Genetic Crosses and Punnett Squares

  • Monohybrid cross: Cross involving one gene.

  • Dihybrid cross: Cross involving two genes.

  • Punnett square: Diagram to predict genotype and phenotype ratios.

Multiplication Rule: Probability of two independent events = product of their probabilities.

Addition Rule: Probability of either of two mutually exclusive events = sum of their probabilities.

Extensions of Mendelian Genetics

  • Pleiotropy: One gene affects multiple traits.

  • Epistasis: One gene affects the expression of another gene.

  • Pedigree: Family tree showing inheritance patterns.

  • Codominance: Both alleles are expressed (e.g., AB blood type).

  • Incomplete dominance: Heterozygote phenotype is intermediate (e.g., pink snapdragons).

  • Recessively inherited disorders: Cystic fibrosis, sickle cell disease.

  • Dominantly inherited disorders: Huntington's disease, achondroplasia.

Chromosomal Basis of Inheritance

Linked Genes

Linked genes are located close together on the same chromosome and tend to be inherited together.

Autosomal vs.
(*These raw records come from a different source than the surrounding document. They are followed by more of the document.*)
@@ -207,18 +208,32 @@
     return i < P.out_split ? P.out + i * NW : P.out_hi + (i - P.out_split) * NW;
 }
 
-
-constexpr int SCAP = 64;
+template <int NW> __device__ __forceinline__ void store_state(uint32_t* dst, const RegRow<NW>& v) {
+    if constexpr (NW % 4 == 0) {
+        VSR_UNROLL
+        for (int q = 0; q < NW / 4; q++) reinterpret_cast<uint4*>(dst)[q] = make_uint4(v.w[4 * q], v.w[4 * q + 1], v.w[4 * q + 2], v.w[4 * q + 3]);
+    } else if constexpr (NW % 2 == 0) {
+        VSR_UNROLL
+        for (int q = 0; q < NW / 2; q++) reinterpret_cast<uint2*>(dst)[q] = make_uint2(v.w[2 * q], v.w[2 * q + 1]);
+    } else {
+        VSR_UNROLL
+        for (int j = 0; j < NW; j++) dst[j] = v.w[j];
+    }
+}
+
+
 #ifdef VSR_QPS
 constexpr int QPS = VSR_QPS;
 #else
 constexpr int QPS = 10;
 #endif
 
+constexpr int gcd32(int a) { int g = 32; while (a % g) g >>= 1; return g; }
 template <class L> struct WarpStage {
-    alignas(16) uint32_t stage[SCAP * L::NW + 32];
-    unsigned long long tstage[SCAP];
-    int sn;
+    static constexpr int SKEW_P = 32 / gcd32(L::NW);
+    static constexpr int SET_W = (32 * L::NW + 31 / SKEW_P + 3) & ~3;
+    alignas(16) uint32_t set[2][SET_W];
+    RecHdr pend[32];
 };
 template <class L, int WARPS> struct BlockSmemT {
     static constexpr int NS = WARPS * 32;
@@ -264,59 +279,21 @@
 
     __device__ Expander(const ExpandParams& p, Smem& b) : P(p), B(b), S(b.w[threadIdx.x >> 5]), lane(threadIdx.x & 31), warp(threadIdx.x >> 5), tid(threadIdx.x) {}
 
-    static __device__ __noinline__ void flush(const ExpandParams& P, WarpStage<L>& S, int lane, int n) {
-        const int sn = S.sn;
-        unsigned long long base = 0;
-        if (lane == 0) base = atomicAdd(&P.ctr->out_count, (unsigned long long)n);
-        base = __shfl_sync(0xffffffffu, base, 0);
-        if (lane < n) {
-            const unsigned long long t = S.tstage[lane];
-            if (t >> 63) {
-                atomicMin(&P.ctr->viol_id, P.out_base + base + lane);
-                S.tstage[lane] = t & ~(1ull << 63);
-            }
-        }
-        __syncwarp();
-        if (base + n > P.out_cap) {
-            if (lane == 0) atomicExch(&P.ctr->overflow, 1);
-        } else {
-            if (lane == 0) {
-                if (base + n <= P.out_split) bulk_store(P.out + base * L::NW, S.stage, (uint32_t)(n * L::BYTES));
-                else if (base >= P.out_split) bulk_store(P.out_hi + (base - P.out_split) * L::NW, S.stage, (uint32_t)(n * L::BYTES));
-                else {
-                    const int n1 = (int)(P.out_split - base);
-                    bulk_store(P.out + base * L::NW, S.stage, (uint32_t)(n1 * L::BYTES));
-                    bulk_store(P.out_hi, S.stage + n1 * L::NW, (uint32_t)((n - n1) * L::BYTES));
-                }
-            }
-            if (P.trace && lane < n && P.out_base + base + lane < P.trace_cap) P.trace[P.out_base + base + lane] = S.tstage[lane];
-        }
-        __syncwarp();
-        const int rest = sn - n;
-        for (int i0 = 0; i0 < rest * L::NW; i0 += 32) {
-            const int i = i0 + lane;
-            uint32_t v = 0;
-            if (i < rest * L::NW) v = S.stage[n * L::NW + i];
-            __syncwarp();
-            if (i < rest * L::NW) S.stage[i] = v;
-        }
-        unsigned long long t = 0;
-        if (lane < rest) t = S.tstage[n + lane];
-        __syncwarp();
-        if (lane < rest) S.tstage[lane] = t;
-        if (lane == 0) S.sn = rest;
-        __syncwarp();
-    }
-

Sex-Linked Traits

  • Autosomal traits: Genes located on non-sex chromosomes.

  • Sex-linked traits: Genes located on sex chromosomes (often X-linked).

Example: Color blindness is an X-linked recessive trait.

Punnett Squares with X-Linked Genes

When predicting outcomes, remember that males (XY) have only one X chromosome, so recessive X-linked traits are more common in males.

Chromosomal Abnormalities

  • Nondisjunction: Failure of chromosomes to separate properly during meiosis, leading to aneuploidy (e.g., Down syndrome).

  • Polyploidy: More than two complete sets of chromosomes; common in plants.

Summary Table: Key Differences in Cell Division

Process

Purpose

Number of Divisions

Number of Daughter Cells

Genetic Identity

Mitosis

Growth, repair, asexual reproduction

1

2

Identical to parent

Meiosis

Sexual reproduction

2

4

Genetically unique

Additional info: Table summarizes the main differences between mitosis and meiosis for quick review.